= ABOUT THIS TASK =
Among the entries, which lines carry the string "WaveLds"? Copy each of them.

Dataset entries:
■ ■ ■ ■ ■ ■ ■

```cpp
__device__ inline void batch_finish(const FrameArgs &a, WaveLds &lds, V2D &v, const BatchLane &bl, int n, uint32_t frame_no, uint16_t first_line_num,
                                    uint32_t *fv_keys, sdv_line_rec *rec, bool write_keys = true, uint4 *direct_dst = nullptr, int *n_forced = nullptr)
{
    const sdv_bin_preset &ps = a.preset;
    Bin &b = v.bin;
    const int lane = lane_id();
    const bool active = lane < n;
    const bool doubled = a.doubled != 0;
    const bool even_line = (first_line_num % 2) == 0;
    uint64_t s_lo = (uint64_t)bl.d0 | ((uint64_t)bl.d1 << 32), s_hi = (uint64_t)bl.d2 | ((uint64_t)bl.d3 << 32);
    uint16_t w[8];
    bits_to_words(s_lo, s_hi, w);
// ... 170 lines not shown
            v2d_give_up(a, lds, f);
            return;
        } else {
            uint16_t ln = 0;
            if (f == a.new_file_frame) { v2d_service_line(v, a, lds, wl, frame_no, 0, SDV_SRV_NEW_FILE); emit_record(wl, rec++); }
            for (int field = 0; field < 2; field++) {
                const int nl = field == 0 ? (a.height + 1) / 2 : a.height / 2;
                for (int i = 0; i < nl; i++) {
                    ln = (uint16_t)(field + 1 + 2 * i);
                    SDV_SLOW_CTX(c);
                    SDV_WAVE_SYNC();
                    if (!sc_args_set) { c.a = a; sc_args_set = true; }
                    c.v = v;
                    SDV_WAVE_SYNC();
                    empty_line(&c, &lds, frame_no, ln, fv_keys, fi_keys, rec++);
                    SDV_WAVE_SYNC();
                    v = c.v;
                    v2d_make_uniform(v);
                }
                ln = (uint16_t)(ln + 2);
                v2d_service_line(v, a, lds, wl, frame_no, ln, SDV_SRV_END_FIELD);
                emit_record(wl, rec++);
            }
            ln = (uint16_t)(ln + 2);
            v2d_service_line(v, a, lds, wl, frame_no, ln, SDV_SRV_END_FRAME);
            v2d_end_frame(v, a, lds, frame_no, fv_keys, fi_keys, &a.stats[f]);
            emit_record(wl, rec++);
            v2d_store_state(v, lds, &a.states_out[f], a);
            return;
        }
    }
    if (f == a.end_file_frame) {
        uint16_t ln = 0;
        for (int field = 0; field < 2; field++) {
            const int nl = field == 0 ? (a.height + 1) / 2 : a.height / 2;
            for (int i = 0; i < nl; i++) {
                ln = (uint16_t)(field + 1 + 2 * i);
                v2d_service_line(v, a, lds, wl, frame_no, ln, SDV_SRV_FILLER);
                emit_record(wl, rec++);
            }
            ln = (uint16_t)(ln + 2);
            v2d_service_line(v, a, lds, wl, frame_no, ln, SDV_SRV_END_FIELD);
            emit_record(wl, rec++);
        }
        ln = (uint16_t)(ln + 2);
        v2d_service_line(v, a, lds, wl, frame_no, ln, SDV_SRV_END_FILE);
        emit_record(wl, rec++);
        ln = (uint16_t)(ln + 2);
        v2d_service_line(v, a, lds, wl, frame_no, ln, SDV_SRV_END_FRAME);
        v2d_end_frame(v, a, lds, frame_no, fv_keys, fi_keys, &a.stats[f]);
        emit_record(wl, rec++);
        v2d_store_state(v, lds, &a.states_out[f], a);
        return;
    }
    if (f == a.new_file_frame) { v2d_service_line(v, a, lds, wl, frame_no, 0, SDV_SRV_NEW_FILE); emit_record(wl, rec++); }
    if (kFat && a.tc_hdr && lane == 0) a.tc_hdr[2 * f] = 0;
    if (!kLean && kMeet && a.tc_hdr) {
        tc_on = true;
        tc_prev = uniu(a.tc_hdr[2 * f]); tc_prev_n = uniu(a.tc_hdr[2 * f + 1]);
        if (tc_prev > 2u || tc_prev_n > (uint32_t)TC_FINAL) tc_prev = 0;
        tc_wbuf = tc_prev == 1u ? 1 : 0;
        tc_wr = a.tc_snaps + ((size_t)f * 2u + (size_t)tc_wbuf) * TC_ENTRIES;
        if (tc_prev) {
            tc_rd = a.tc_snaps + ((size_t)f * 2u + (size_t)(tc_prev - 1u)) * TC_ENTRIES;
            tc_my_pos = lane < (int)tc_prev_n ? (tc_rd[lane].d[18] & 0xFFFFu) : (uint32_t)TC_POS_NONE;
            tc_rd_keys = (tc_prev == 2u ? a.tc_keys : a.scratch) + (size_t)f * 2u * (size_t)a.height;
        }
        if (tc_wbuf) { fv_keys = a.tc_keys + (size_t)f * 2u * (size_t)a.height; fi_keys = fv_keys + a.height; }
        SDV_WAVE_SYNC();
        if (lane == 0) a.tc_hdr[2 * f] = 0;
    }
    const int n_field[2] = { (a.height + 1) / 2, a.height / 2 };
    RowPrefetch pf;
    pf.v0 = uint4{0, 0, 0, 0}; pf.v1 = uint4{0, 0, 0, 0};
    for (int u = 0; u < SDV_ROWQ; u++) { pf.vq[u] = uint4{0, 0, 0, 0}; pf.rowq[u] = frame; }
    pf.nq = 0;
    pf.vec = ((((uintptr_t)frame) | (uintptr_t)a.row_stride) & 15) == 0 && a.width >= 16;
    { int nvec = a.width >> 4; pf.i0 = lane < nvec ? lane : (nvec > 0 ? nvec - 1 : 0); }
    row_prefetch(pf, frame, a.width);
    const size_t row_step = 2 * a.row_stride;
    uint16_t line_num = 0;
    int start_field = 0, start_idx = 0;
    bool all_captured = false; uint32_t captured_key = 0;
    bool frame_direct = false;
    bool sweep_pending = false;
    bool used_general = false;
#ifdef SDV_K1_STAMPS
    int n_slow_lines = 0;
#endif
    if (kLean && pf.vec && a.width <= 1024 && (a.width & 15) == 0 && n_field[1] > 0 && (uint64_t)a.row_stride * (uint64_t)a.height < (1ull << 31) &&
        batch_eligible(a, lds, v, geo)) {
        const FastPre pre = fast_pre(a, v.bin, geo);
        if (pre.ok) {
            K1_T(t_cap);
            const int n0 = n_field[0], n1 = n_field[1];
            const int n_chunks = (n0 + 63) / 64;
            uint32_t *park = (uint32_t *)lds.px;
            uint64_t ok0_packed = 0, ok1_packed = 0;
            enum { HOLD_CHUNKS = (SDV_MAX_HEIGHT / 2 + 63) / 64 };
            uint32_t hold[HOLD_CHUNKS][4];
#pragma unroll
            for (int u = 0; u < HOLD_CHUNKS; u++) hold[u][0] = hold[u][1] = hold[u][2] = hold[u][3] = 0;
            int n_done = 0;
            const uint32_t rs = (uint32_t)a.row_stride;
            const uint32_t lo = pre.ref_low, hi = pre.ref_high;
            const uint32_t x0 = (uint32_t)pre.x0, x1 = (uint32_t)pre.x1;
            constexpr int D = SDV_CAPTURE_D;
            static_assert(64 % D == 0, "the prefetch queue must stay aligned with the 64-line chunks");
            auto pair_offsets = [&](int kn, uint32_t &oa, uint32_t &ob) {
                const uint32_t k = (uint32_t)(kn < n0 ? kn : n0 - 1);
                oa = 2u * k * rs; ob = (int)k < n1 ? oa + rs : oa; };
            uint8_t q[D][4];
#pragma unroll
            for (int d = 0; d < D; d++) {
                uint32_t oa, ob; pair_offsets(d, oa, ob);
                q[d][0] = stream_load_u8(frame + (oa + x0)); q[d][1] = stream_load_u8(frame + (oa + x1));
                q[d][2] = stream_load_u8(frame + (ob + x0)); q[d][3] = stream_load_u8(frame + (ob + x1));
            }
            bool whole = true;
            for (int c = 0; c < n_chunks && whole; c++) {
                const int cn0 = n0 - 64 * c < 64 ? n0 - 64 * c : 64, cn1 = n1 - 64 * c < 64 ? (n1 - 64 * c > 0 ? n1 - 64 * c : 0) : 64;
                CaptureRaw r0, r1;
                r0.a0 = r0.a1 = r0.a2 = r0.a3 = r0.b0 = r0.b1 = r0.b2 = r0.b3 = 0;
                r1 = r0;
                for (int j0 = 0; j0 < cn0; j0 += D) {
#pragma unroll
                    for (int d = 0; d < D; d++) {
                        const int j = j0 + d;
                        const uint8_t p0 = q[d][0], p1 = q[d][1], p2 = q[d][2], p3 = q[d][3];
                        const uint64_t aA_lo = __ballot(p0 > lo), bA_lo = __ballot(p0 >= hi), aA_hi = __ballot(p1 > lo), bA_hi = __ballot(p1 >= hi);
                        const uint64_t aB_lo = __ballot(p2 > lo), bB_lo = __ballot(p2 >= hi), aB_hi = __ballot(p3 > lo), bB_hi = __ballot(p3 >= hi);
                        {
                            uint32_t oa, ob; pair_offsets(64 * c + j + D, oa, ob);
                            SDV_ISSUE_AFTER8(oa, ob, aA_lo, bA_lo, aA_hi, bA_hi, aB_lo, bB_lo, aB_hi, bB_hi);
                            q[d][0] = stream_load_u8(frame + (oa + x0)); q[d][1] = stream_load_u8(frame + (oa + x1));
                            q[d][2] = stream_load_u8(frame + (ob + x0)); q[d][3] = stream_load_u8(frame + (ob + x1));
                        }
                        capture_park(r0, aA_lo, aA_hi, bA_lo, bA_hi, j);
                        capture_park(r1, aB_lo, aB_hi, bB_lo, bB_hi, j);
                    }
                }
                K1_T(t_s0);
                BatchLaneOut o0, o1;
                const bool ok0 = capture_solve(r0, o0), ok1 = capture_solve(r1, o1);
                const uint64_t okm0 = __ballot(ok0 || lane >= cn0), okm1 = __ballot(ok1 || lane >= cn1);
                const int n_ok0 = okm0 == ~0ull ? cn0 : (__ffsll((unsigned long long)~okm0) - 1);
                const int n_ok1 = okm1 == ~0ull ? cn1 : (__ffsll((unsigned long long)~okm1) - 1);
                ok0_packed |= (uint64_t)n_ok0 << (7 * c); ok1_packed |= (uint64_t)n_ok1 << (7 * c);
                K1_T(t_s1);
                K1_ADD(5, t_s0, t_s1);
                park[(c * 4 + 0) * 64 + lane] = (uint32_t)o1.s_lo; park[(c * 4 + 1) * 64 + lane] = (uint32_t)(o1.s_lo >> 32);
                park[(c * 4 + 2) * 64 + lane] = (uint32_t)o1.s_hi; park[(c * 4 + 3) * 64 + lane] = (uint32_t)(o1.s_hi >> 32);
#pragma unroll
                for (int u = 0; u < HOLD_CHUNKS; u++)
                    if (c == u) { hold[u][0] = (uint32_t)o0.s_lo; hold[u][1] = (uint32_t)(o0.s_lo >> 32); hold[u][2] = (uint32_t)o0.s_hi; hold[u][3] = (uint32_t)(o0.s_hi >> 32); }
                n_done = c + 1;
                if (n_ok0 < cn0) { whole = false; start_field = 0; start_idx = 64 * c + n_ok0; }
            }
            bool direct = false;
            if (a.direct_fields && whole && f + 1 < a.n_total && f != a.new_file_frame && n0 <= a.direct_lines && n1 <= a.direct_lines) {
                direct = true;
                for (int c = 0; c < n_chunks; c++) {
                    const int cn1 = n1 - 64 * c < 64 ? (n1 - 64 * c > 0 ? n1 - 64 * c : 0) : 64;
                    if ((int)((ok1_packed >> (7 * c)) & 0x7F) != cn1) direct = false;
                }
            }
            uint4 *const dfield0 = direct ? (uint4 *)a.direct_fields + ((size_t)(f + a.direct_seg_ofs) * 2u) * (size_t)a.direct_pitch * 2u : nullptr;
            uint4 *const dfield1 = direct ? dfield0 + (size_t)a.direct_pitch * 2u : nullptr;
            int forced0 = 0, forced1 = 0;
            K1_T(t_s1b);
            for (int c = 0; c < n_done; c++) {
                const int n_ok0 = (int)((ok0_packed >> (7 * c)) & 0x7F);
                BatchLane bl; bl.d0 = bl.d1 = bl.d2 = bl.d3 = 0;
#pragma unroll
                for (int u = 0; u < HOLD_CHUNKS; u++)
                    if (c == u) { bl.d0 = hold[u][0]; bl.d1 = hold[u][1]; bl.d2 = hold[u][2]; bl.d3 = hold[u][3]; }
                bl.meta = (uint32_t)rev16(bl.d3 >> 16);
                int nf = 0;
                if (n_ok0 > 0) { batch_finish(a, lds, v, bl, n_ok0, frame_no, (uint16_t)(1 + 2 * (64 * c)), fv_keys, rec, false, direct ? dfield0 + 128 * c : nullptr, &nf); rec += n_ok0; }
                forced0 += nf;
            }
            K1_T(t_s2);
            K1_ADD(6, t_s1b, t_s2);
            if (whole) {
                line_num = (uint16_t)(1 + 2 * n0);
                v2d_service_line(v, a, lds, wl, frame_no, line_num, SDV_SRV_END_FIELD);
                if (!direct) emit_record(wl, rec);
                rec++;
                start_field = 1; start_idx = 0;
                SDV_WAVE_SYNC();
                for (int c = 0; c < n_chunks && whole; c++) {
                    const int cn1 = n1 - 64 * c < 64 ? (n1 - 64 * c > 0 ? n1 - 64 * c : 0) : 64;
                    if (cn1 <= 0) break;
                    const int n_ok1 = (int)((ok1_packed >> (7 * c)) & 0x7F);
                    BatchLane bl;
                    bl.d0 = park[(c * 4 + 0) * 64 + lane]; bl.d1 = park[(c * 4 + 1) * 64 + lane]; bl.d2 = park[(c * 4 + 2) * 64 + lane];
                    bl.d3 = park[(c * 4 + 3) * 64 + lane]; bl.meta = (uint32_t)rev16(bl.d3 >> 16);
                    int nf = 0;
                    if (n_ok1 > 0) { batch_finish(a, lds, v, bl, n_ok1, frame_no, (uint16_t)(2 + 2 * (64 * c)), fv_keys, rec, false, direct ? dfield1 + 128 * c : nullptr, &nf); rec += n_ok1; }
                    forced1 += nf;
                    if (n_ok1 < cn1) { whole = false; start_idx = 64 * c + n_ok1; }
                }
                SDV_WAVE_SYNC();
                if (whole) {
                    line_num = (uint16_t)(2 + 2 * n1);
                    v2d_service_line(v, a, lds, wl, frame_no, line_num, SDV_SRV_END_FIELD);
                    if (!direct) emit_record(wl, rec);
                    rec++;
                    start_field = 2;
                    all_captured = true; captured_key = coords_key(v.bin.in_coord.start, v.bin.in_coord.stop);
                    frame_direct = direct;
                    if (direct) {
                        dsum.frame_number = frame_no; dsum.n[0] = (uint16_t)n0; dsum.n[1] = (uint16_t)n1; dsum.bad[0] = (uint16_t)forced0; dsum.bad[1] = (uint16_t)forced1;
                        dsum.ref = v.bin.in_ref; dsum.flag = 1;
                    }
                }
            }
            if (start_field < 2) {
                const uint32_t key = coords_key(v.bin.in_coord.start, v.bin.in_coord.stop);
#pragma unroll 1
                for (int i = lane; i < v.nfv; i += 64) fv_keys[i] = key;
                pf.nq = 0;
                row_prefetch(pf, frame + (size_t)(2 * start_idx + start_field) * a.row_stride, a.width);
            }
            K1_T(t_cap1);
            K1_ADD(4, t_cap, t_cap1);
        }
    }
    bool stop_frame = false;
    int last_miss_field = -1, last_miss_idx = 0;
    bool sticky_rung = false; int first_rung_run = 0;
    int calm_lines = 0;
    int rb_lines = 16;
    int rung_hint = 0;
    auto tc_point = [&](uint32_t pos) -> bool {
        if (!tc_on) return false;
        if (tc_w < TC_FINAL) { tc_write(tc_wr + tc_w, v, lds, pos, used_general); tc_w++; }
        if (!tc_prev) return false;
        const uint64_t at_m = __ballot(tc_my_pos == pos);
        if (at_m == 0ull) return false;
        const int r = __ffsll((unsigned long long)at_m) - 1;
        const uint32_t theirs = lane < TC_SNAP_DWORDS ? tc_rd[r].d[lane < TC_SNAP_DWORDS ? lane : 0] : 0u;
        const uint32_t mine = tc_dword(v, lds, lane < TC_USED_DWORDS ? lane : 0, pos, used_general);
#if defined(SDV_EMU) && defined(SDV_DEV_AIDS)
        if (getenv("SDV_TC_DEBUG")) {
            const uint64_t dm = __ballot(lane < TC_CMP_DWORDS && mine != theirs);
            if (lane == 0) fprintf(stderr, "[tc] frame %d pos %u: differing dwords %05llx%s\n", f, pos, (unsigned long long)dm, dm ? "" : "  -> met");
            if (dm && ((dm >> lane) & 1)) fprintf(stderr, "[tc]    dword %d: now %08x, last pass %08x\n", lane, mine, theirs);
        }
#endif
        if (__ballot(lane < TC_CMP_DWORDS && mine != theirs) != 0ull) return false;
        uint32_t *const stg = lds.hist;
        SDV_WAVE_SYNC();
        if (lane < TC_SNAP_DWORDS) { stg[lane] = theirs; stg[TC_SNAP_DWORDS + lane] = tc_rd[TC_FINAL].d[lane]; }
        SDV_WAVE_SYNC();
        const TcCounts was = tc_counts(stg), fin = tc_counts(stg + TC_SNAP_DWORDS);
#pragma unroll 1
        for (int i = was.nfv + lane; i < fin.nfv; i += 64) fv_keys[v.nfv + (i - was.nfv)] = tc_rd_keys[i];
#pragma unroll 1
        for (int i = was.nfi + lane; i < fin.nfi; i += 64) fi_keys[v.nfi + (i - was.nfi)] = tc_rd_keys[a.height + i];
        {
            const uint32_t d_lo = (mine & 0xFFFFu) - (theirs & 0xFFFFu), d_hi = (mine >> 16) - (theirs >> 16);
            const bool counted = lane >= 19 && lane < TC_USED_DWORDS;
#pragma unroll 1
            for (int e = r + 1; e < (int)tc_prev_n && tc_w < TC_FINAL; e++) {
                uint32_t x = lane < TC_SNAP_DWORDS ? tc_rd[e].d[lane < TC_SNAP_DWORDS ? lane : 0] : 0u;
                if (counted) x = (((x & 0xFFFFu) + d_lo) & 0xFFFFu) | ((((x >> 16) + d_hi) & 0xFFFFu) << 16);
                if (lane == 18 && used_general) x |= 0x10000u;
                if (lane < TC_USED_DWORDS) tc_wr[tc_w].d[lane] = x;
                tc_w++;
            }
        }
        v.nfv += fin.nfv - was.nfv; v.nfi += fin.nfi - was.nfi;
        if (fin.q[0] > v.q_line_length) v.q_line_length = fin.q[0];
        v.q_odd = (uint16_t)(v.q_odd + fin.q[1] - was.q[1]); v.q_even = (uint16_t)(v.q_even + fin.q[2] - was.q[2]);
        v.q_pcm_odd = (uint16_t)(v.q_pcm_odd + fin.q[3] - was.q[3]); v.q_pcm_even = (uint16_t)(v.q_pcm_even + fin.q[4] - was.q[4]);
        v.q_bad_odd = (uint16_t)(v.q_bad_odd + fin.q[5] - was.q[5]); v.q_bad_even = (uint16_t)(v.q_bad_even + fin.q[6] - was.q[6]);
        v.q_dup_odd = (uint16_t)(v.q_dup_odd + fin.q[7] - was.q[7]); v.q_dup_even = (uint16_t)(v.q_dup_even + fin.q[8] - was.q[8]);
        used_general = used_general || fin.used_general;
        const uint32_t *const fs = stg + TC_SNAP_DWORDS;
        v.n_last = (int)((fs[16] >> 8) & 0xFFu); v.field_state = (uint8_t)(fs[16] & 0xFFu);
        SDV_WAVE_SYNC();
        if (lane < COORD_HISTORY_DEPTH) lds.lv_keys[lane] = fs[lane];
        SDV_WAVE_SYNC();
        for (int i = 0; i < 4; i++) { v.last_words[2 * i] = (uint16_t)fs[9 + i]; v.last_words[2 * i + 1] = (uint16_t)(fs[9 + i] >> 16); }
        v.bin.in_coord.start = (int16_t)(uint16_t)fs[13]; v.bin.in_coord.stop = (int16_t)(uint16_t)(fs[13] >> 16);
        v.bin.in_black = (uint8_t)fs[15]; v.bin.in_white = (uint8_t)(fs[15] >> 8); v.bin.in_ref = (uint8_t)(fs[15] >> 16);
        v.bin.in_coord.doubled = ((fs[15] >> 24) & 1u) != 0; v.bin.do_ref_lvl_sweep = ((fs[15] >> 24) & 2u) != 0;
        v2d_make_uniform(v);
        if (lane == 0 && a.memo_count) atomicAdd(a.memo_count + 1, 1);
        return true;
    };
    bool tc_due = !kLean && kMeet && tc_on;
    for (int field = start_field; field < 2 && !stop_frame && !tc_met; field++) {
        const int nl = n_field[field];
        int idx = field == start_field ? start_idx : 0;
        while (idx < nl && !stop_frame && !tc_met) {
            if (!kLean && kMeet && tc_due) { tc_due = false; if (tc_point((uint32_t)(field * 1024 + idx))) { tc_met = true; break; } }
            bool staged = false, batch_gave_way = false;
            FastPre pre; pre.ok = false;
            if (pf.vec && a.width <= 1024 && (a.width & 15) == 0 && batch_eligible(a, lds, v, geo)) pre = fast_pre(a, v.bin, geo);
            if (pre.ok) {
                K1_T(t_batch);
                int nb = nl - idx; if (nb > 64) nb = 64;
                BatchLane bl; bl.d0 = bl.d1 = bl.d2 = bl.d3 = bl.meta = 0;
                int j = 0;
                bool redo = false;
                auto row_in_order = [&](int k) -> const uint8_t * {
                    if (k < nl) return frame + (size_t)(2 * k + field) * a.row_stride;
                    if (field == 0 && (k - nl) < n_field[1]) return frame + (size_t)(2 * (k - nl) + 1) * a.row_stride;
                    return frame;
                };
                if ((kLean || (kMeet && SDV_RB_GENERAL && calm_lines >= 48)) && sticky_rung && rung_hint >= 1 && rung_hint <= SHIFT_STAGES_MAX && rung_hint <= (int)v.bin.in_max_shift) {
                    const int n_rungs = rung_hint + 1;
                    enum { RB_OFS = 1024, RB_SLOTS = (REC_STAGE_OFS + REC_STAGE_BYTES - RB_OFS) / 32 };
                    static_assert(RB_OFS + RB_SLOTS * 32 <= offsetof(WaveLds, crc_stats), "the parked masks end in front of the histories");
                    uint4 *const rb = (uint4 *)((uint8_t *)&lds + RB_OFS);
// ... 380 lines not shown
```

■ ■ ■ ■ ■ ■ ■

= YOUR RESPONSE =
__device__ inline void batch_finish(const FrameArgs &a, WaveLds &lds, V2D &v, const BatchLane &bl, int n, uint32_t frame_no, uint16_t first_line_num,
                    static_assert(RB_OFS + RB_SLOTS * 32 <= offsetof(WaveLds, crc_stats), "the parked masks end in front of the histories");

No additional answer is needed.